I have cordura seat covers over mine because the little woman did not want leather - and that was the only way CTDs came. 

Leather is nice. But it's more maintenance.


----------



## Jim Frye (Mar 16, 2011)

The first car I've owned with leather seating is the '03 Mazda P5 and after nearly 13 years, it's been a great ride on them. Our other car has them too. Love the leather. We cart our grandkids every day to and from school and the leather seating (and door panels) have been much easier to clean than cloth would have been. The next car will have leather too.


----------



## LiveTrash (May 24, 2015)

I have the Cruze Diesel, and as mentioned a couple of posts earlier, it comes standard with leather. There was however no way I was going to settle with black leather. Not only did I not like the cloth trim on the dash and doors, but black leather gets way too hot in the summer for my liking. I went for the cocoa (tan) leather interior package. If you don't mind the color, I'd say go for it. Before I bought my Cruze, I test drove another (gas) model with cloth seats. I can't recall too much of a comfort difference. If you do go leather, be sure to get some quality leather conditioner/cleaner and maintain them to get the most out of them. I personally recommend Meguiar's.


----------



## econ (Sep 5, 2015)

As far as actual feel and support, they are about the same to me. The leather seats look better, but don't necessarily _feel_ better. There's also the issue of being hot in the summer. I have cloth in my '12 Eco 6MT and haven't regretted it at all. Spend the extra $1000 on an engine tune or sound system.

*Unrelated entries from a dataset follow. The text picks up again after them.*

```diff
+        while (__builtin_amdgcn_ballot_w64((lo | hi) != 0u) != 0ull) {
+            {
+                const bool on = lo != 0u;
+                const uint32_t bpos = (uint32_t)__builtin_ctz(lo | 0x80000000u), p1 = base + bpos;
+                if (EXC && on && ((xlo >> bpos) & 1u)) atomicOr(&S.cls[alo >> 5], 1u << (alo & 31u));
+                P[on ? alo : BpCfg<EXC>::PTRASH] = (uint16_t)p1;
+                if (DEPTH > 0) {
+                    const uint32_t g = p1 - plo - 1u;
+                    gb[on ? alo - 1u : GTRASH] = (uint8_t)(g < 255u ? g : 255u);
+                    plo = p1;
+                }
+                alo += on ? 1u : 0u;
+                lo &= lo - 1u;
+            }
+            {
+                const bool on = hi != 0u;
+                const uint32_t bpos = (uint32_t)__builtin_ctz(hi | 0x80000000u), p1 = base + 32u + bpos;
+                if (EXC && on && ((xhi >> bpos) & 1u)) atomicOr(&S.cls[ahi >> 5], 1u << (ahi & 31u));
+                P[on ? ahi : BpCfg<EXC>::PTRASH] = (uint16_t)p1;
+                if (DEPTH > 0) {
+                    const uint32_t g = p1 - phi - 1u;
+                    gb[on ? ahi - 1u : GTRASH] = (uint8_t)(g < 255u ? g : 255u);
+                    phi = p1;
+                }
+                ahi += on ? 1u : 0u;
+                hi &= hi - 1u;
+            }
         }
         P[lane < 4u ? m + 1u + lane : BpCfg<EXC>::PTRASH] = (uint16_t)(BP_N + 1);
+        if (DEPTH > 0) gb[lane < 8u ? m + lane : GTRASH] = 255u;
     }
     BP_FENCE();
-    if (DEPTH > 0) {
-        uint8_t *gb = reinterpret_cast<uint8_t *>(S.gbw);
-        for (uint32_t i = lane; i < m + 8u; i += 64u) {
-            const uint32_t i1 = i + 1u < BpCfg<EXC>::PTRASH ? i + 1u : BpCfg<EXC>::PTRASH;
-            uint32_t g = (uint32_t)P[i1] - (uint32_t)P[i1 - 1u] - 1u;
-            g = g < 255u ? g : 255u;
-            gb[i] = (uint8_t)(i < m ? g : 255u);
-        }
-        BP_FENCE();
-    }
 #pragma unroll
     for (int k = 0; k < (1 << BP_HLOG) / 64; ++k) S.tab[64 * k + lane] = 0u;
 
```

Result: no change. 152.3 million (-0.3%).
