@@ -407,12 +427,10 @@
 __device__ __forceinline__ void lane_last(const Lane<W> &c, const MpcVpcParams &P, LaneBest<W> &best)
 {
   if constexpr (Q + 1 == NPT) {
-    lane_residue<W, KIND>(c, LANE_FM(Q), lane_tab(P), best.r, best.root_r);
+    u32 zero_root_r;
+    lane_residue<W, KIND>(c, LANE_FM(Q), lane_tab(P), best.r, lk_base(KIND) == MPC_FK_CONSEC ? best.root_r : zero_root_r);
     if (c.gen && LANE_FM(Q).root != 0) lane_root_to_front<W, W>(c, LANE_FM(Q).root, best.r);
-    best.q = Q;
-    best.cx = (u32)LANE_FM(Q).cx;
     best.pm = MPC_JIT_PLANES ? LANE_FM(Q).plane_mask : ~0u;
-    best.encb = (u32)P.enc_bits[P.start + Q + 1];
   } else {
     lane_last<W, NPT, Q + 1, REST...>(c, P, best);
   }
@@ -788,7 +806,6 @@
   const u32 line = DRAIN ? dline : line0 + loff;
   const bool valid = DRAIN ? dvalid : (FULL ? true : (line < E.n_lines));
   const u64 valid_mask = (FULL && !DRAIN) ? ~0ull : __ballot(valid);
-  bool deferred = false;
   Lane<W> c;
   c.gen = GEN;
 #pragma unroll
@@ -796,20 +813,22 @@
     c.x[4 * i] = v[i].x; c.x[4 * i + 1] = v[i].y; c.x[4 * i + 2] = v[i].z; c.x[4 * i + 3] = v[i].w;
   }
 
-  bool is_rep = false, is_zero = false;
+  u64 zero_mask = 0, rep_mask = 0;
   if (__ballot(valid && c.x[1] == c.x[0])) {
     u32 diff = 0;
 #pragma unroll
     for (int e = 1; e < W; e++) diff |= c.x[e] ^ c.x[0];
-    is_rep = diff == 0;
-    is_zero = (diff | c.x[0]) == 0;
-  }
-  bool need = valid && !(is_zero || (P.has_aws && is_rep));
-  u64 need_mask = __ballot(need);
-
-  int chosen = is_zero ? 0 : 1;
-  u32 size = is_zero ? E.enc_zero : E.enc_same;
+    rep_mask = __ballot(valid && diff == 0);
+    zero_mask = __ballot(valid && (diff | c.x[0]) == 0);
+  }
+  u64 need_mask = valid_mask & ~(zero_mask | (P.has_aws ? rep_mask : 0ull));
+  u64 defer_mask = 0;
+
   u32 sum_r = 0, sum_r2 = 0;
+  int n_chosen;
+  u32 n_size;
+  bool all_unc = false;
+  u32 key = 0;
 
   ctab_t scan_mask = ((NPT == 0 || (GEN && P.plane_mask == ~0u)) && P.trunc_off >= 0) ? lane_tab(P) + P.trunc_off : nullptr;
   c.trunc = GEN ? scan_mask : nullptr;
@@ -817,34 +836,38 @@
     c.b0 = c.x[0] & 0xffu;
     c.rootb = perm(c.x[0], c.x[0], 0u);
     LaneBest<W> best;
+    u32 keep_bits = 0;
     if constexpr (NPT > 0) {
-      u64 defer_mask = 0;
       const bool allow_defer = !DRAIN && E.defer_cap != 0u && qn + (u32)((NPT - 1) * MPC_DEFER_MAX) <= E.defer_cap;
-      u32 keep_bits = 0;
       if ((__ballot(lane_row0_min<W, NPT, 0, KINDS...>(c, P) != 0u) & need_mask) != need_mask)
         keep_bits = lane_prefilters<W, NPT, 0, KINDS...>(c, P, need_mask, defer_mask, allow_defer, alt);
       if (!DRAIN && defer_mask) {
-        deferred = (defer_mask >> E.lane) & 1ull;
         const u32 rank = __builtin_amdgcn_mbcnt_hi((u32)(defer_mask >> 32), __builtin_amdgcn_mbcnt_lo((u32)defer_mask, 0u));
-        if (deferred) E.defer_q[qn + rank] = line;
+        if (lane_bit(defer_mask)) E.defer_q[qn + rank] = line;
         qn += (u32)__popcll(defer_mask);
-        need = need && !deferred;
       }
       if (keep_bits == 0) lane_last<W, NPT, 0, KINDS...>(c, P, best);
       else lane_seq<W, NPT, 0, KINDS...>(c, P, keep_bits, best, false);
     } else {
       lane_seq_runtime<W>(c, P, best, scan_mask, need_mask);
     }
+    u32 kb = keep_bits;
+    asm volatile("" : "+s"(kb));
+    const bool last_only = NPT > 0 && kb == 0;
+    u32 last_cx = 0;
+    if constexpr (NPT > 0) last_cx = (u32)LANE_FM(NPT - 1).cx;
     const bool no_pred = NPT == 0 && P.n_pred == 0;
     const u32 unc_size = (no_pred ? 0u : uncomp) + E.enc_unc;
 
     u32 t[W];
-    const u64 cx_mask = __ballot(best.cx != 0);
+    const u32 best_root_r = (last_only && !lane_last_has_root_r<KINDS...>()) ? 0u : best.root_r;
+    const u64 cx_mask = last_only ? (last_cx ? ~0ull : 0ull) : __ballot(best.cx != 0);
     if ((cx_mask & need_mask) == need_mask) {
 #pragma unroll
       for (int e = 0; e < W; e++) t[e] = best.r[e] ^ ((best.r[e] >> 1) & (e == 0 ? 0x7f7f7f00u : L7F));
     } else {
-      const u32 cx7 = best.cx ? L7F : 0u, ncx = best.cx ? 0u : ~0u;
+      const u32 bcx = last_only ? last_cx : best.cx;
+      const u32 cx7 = bcx ? L7F : 0u, ncx = bcx ? 0u : ~0u;
 #pragma unroll
       for (int e = 0; e < W; e++) {
         const u32 a = best.r[e] & H80;
@@ -864,27 +887,28 @@
 #pragma unroll
       for (int e = 0; e < W; e++) t[e] &= P.plane_mask;
     }
-    bool open = need;
+    u64 open_mask = need_mask;
     const bool byte_major = (NPT == 0 && P.byte_major) || (MPC_JIT_BM && NPT > 0);
-    if (!rs.enc_hot && !byte_major) open = need && !lane_certified<W>(t);
-    if (MPC_JIT_BM && NPT > 0 && !rs.enc_hot) open = need && !lane_certified_bm<W>(t);
+    if (!rs.enc_hot && !byte_major) open_mask &= ~__ballot(lane_certified<W>(t));
+    if (MPC_JIT_BM && NPT > 0 && !rs.enc_hot) open_mask &= ~__ballot(lane_certified_bm<W>(t));
     if constexpr (MPC_ABLATE & 16) {
-      if (__ballot(open)) E.st.hist[0] = 1u;
-      open = false;
+      if (open_mask) E.st.hist[0] = 1u;
+      open_mask = 0;
     }
     u32 enc = uncomp;
-    if (__ballot(open)) {
+    u64 keep_mask = 0;
+    if (open_mask) {
       if (byte_major) enc = lane_encode_bm<W>(t);
       else enc = lane_encode<W>(t);
-    }
-    const bool keep = open && enc < uncomp && !no_pred;
-    const u64 keep_mask = __ballot(keep);
+      if (!no_pred) keep_mask = __ballot(enc < uncomp) & open_mask;
+    }
     rs.enc_hot = keep_mask != 0;
 
     if (keep_mask == 0 && need_mask == valid_mask) {
       if constexpr (MPC_ABLATE & 4) { sum_r = c.x[3]; sum_r2 = c.x[5]; }
       else byte_sums<W>(c.x, sum_r, sum_r2);
-      if (valid) lane_run_add(rs, unc_size, sum_r, sum_r2, E);
+      all_unc = true;
+      key = unc_size;
       if constexpr (OUT) {
         if (valid) {
           const u64 at = E.first_line + line;
@@ -892,50 +916,71 @@
           if (E.sel_out) E.sel_out[at] = (int8_t)-1;
         }
       }
-      return;
-    }
-    if (keep_mask == need_mask) {
-      const u32 w0 = mask_sel(0xffu, best.root_r, best.r[0]);
-      u32 a0 = sum_bytes(w0, 0u), q0 = sum_sq_bytes(w0, 0u), a1 = 0, q1 = 0;
-#pragma unroll
-      for (int e = 1; e < W; e += 2) {
-        a1 = sum_bytes(best.r[e], a1);
-        q1 = sum_sq_bytes(best.r[e], q1);
-        if (e + 1 < W) {
-          a0 = sum_bytes(best.r[e + 1], a0);
-          q0 = sum_sq_bytes(best.r[e + 1], q0);
+    } else {
+      const bool keep = lane_bit(keep_mask);
+      if (keep_mask == need_mask) {
+        const u32 w0 = mask_sel(0xffu, best_root_r, best.r[0]);
+        u32 a0 = sum_bytes(w0, 0u), q0 = sum_sq_bytes(w0, 0u), a1 = 0, q1 = 0;
+#pragma unroll
+        for (int e = 1; e < W; e += 2) {
+          a1 = sum_bytes(best.r[e], a1);
+          q1 = sum_sq_bytes(best.r[e], q1);
+          if (e + 1 < W) {
+            a0 = sum_bytes(best.r[e + 1], a0);
+            q0 = sum_sq_bytes(best.r[e + 1], q0);
+          }
         }
+        sum_r = a0 + a1;
+        sum_r2 = q0 + q1;
+      } else {
+        u32 w[W];
+        const u32 km = keep ? ~0u : 0u;
+#pragma unroll
+        for (int e = 0; e < W; e++) w[e] = mask_sel(km, best.r[e], c.x[e]);
+        w[0] = mask_sel(km & 0xffu, best_root_r, w[0]);
+        byte_sums<W>(w, sum_r, sum_r2);
       }
-      sum_r = a0 + a1;
-      sum_r2 = q0 + q1;
-    } else {
-      u32 w[W];
-      const u32 km = keep ? ~0u : 0u;
-#pragma unroll
-      for (int e = 0; e < W; e++) w[e] = mask_sel(km, best.r[e], c.x[e]);
-      w[0] = mask_sel(km & 0xffu, best.root_r, w[0]);
-      byte_sums<W>(w, sum_r, sum_r2);
-    }
-    sum_r = need ? sum_r : 0u;
-    sum_r2 = need ? sum_r2 : 0u;
-    if (need) {
-      chosen = keep ? P.start + best.q : -1;
-      size = keep ? enc + best.encb : unc_size;
-    }
-  }
-
-  u32 key = ((u32)(chosen + 1) << 16) | size;
-  if (!DRAIN) key = deferred ? ((u32)E.K << 16) : key;
-  if (valid) lane_run_add(rs, key, sum_r, sum_r2, E);
-
-  if constexpr (OUT) {
-    if (valid && !deferred) {
-      const u64 at = E.first_line + line;
-      if (E.sizes_out) E.sizes_out[at] = (uint16_t)size;
-      if (E.sel_out) E.sel_out[at] = (int8_t)chosen;
-    }
-  }
-}
+      const bool need = lane_bit(need_mask);
+      sum_r = need ? sum_r : 0u;
+      sum_r2 = need ? sum_r2 : 0u;
+      if (keep_mask) {
+        u32 last_encb = 0;
+        if constexpr (NPT > 0) last_encb = (u32)P.enc_bits[P.start + NPT];
+        n_chosen = keep ? P.start + (last_only ? NPT - 1 : best.q) : -1;
+        n_size = keep ? enc + (last_only ? last_encb : best.encb) : unc_size;
+      } else {
+        n_chosen = -1;
+        n_size = unc_size;
+      }
+    }
+  }
+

I was very much against getting cloth seats because of GM's cloth quality in cars in the 90's. I traditionally have had leather in every car until now. They executed cloth seats very well in the Cruze.


----------



## obermd (Mar 3, 2012)

I'm not a fan of leather seats. In the summer they get unbearably hot and in the winter seat heaters are an absolute must. On the other hand, if you like them it may be worth doing for you.


----------



## .Cody (Sep 1, 2013)

Go for the leather. Seat heaters for the winter and A/C for the summer. No god **** complaints.


----------



## Merc6 (Jun 8, 2013)

Leather cleans up better than this cloth. The seats feel the same becuase the leather in the Cruze is actually Leatherette. cruze01 are you getting oem or aftermarket?


----------



## jmsanti (Feb 4, 2015)

Leather seats look good and easy to clean than cloth. Neoprene covers are a nice option also.


----------



## cruze01 (Mar 25, 2011)

Merc6 said:


> Leather cleans up better than this cloth. The seats feel the same becuase the leather in the Cruze is actually Leatherette. cruze01 are you getting oem or aftermarket?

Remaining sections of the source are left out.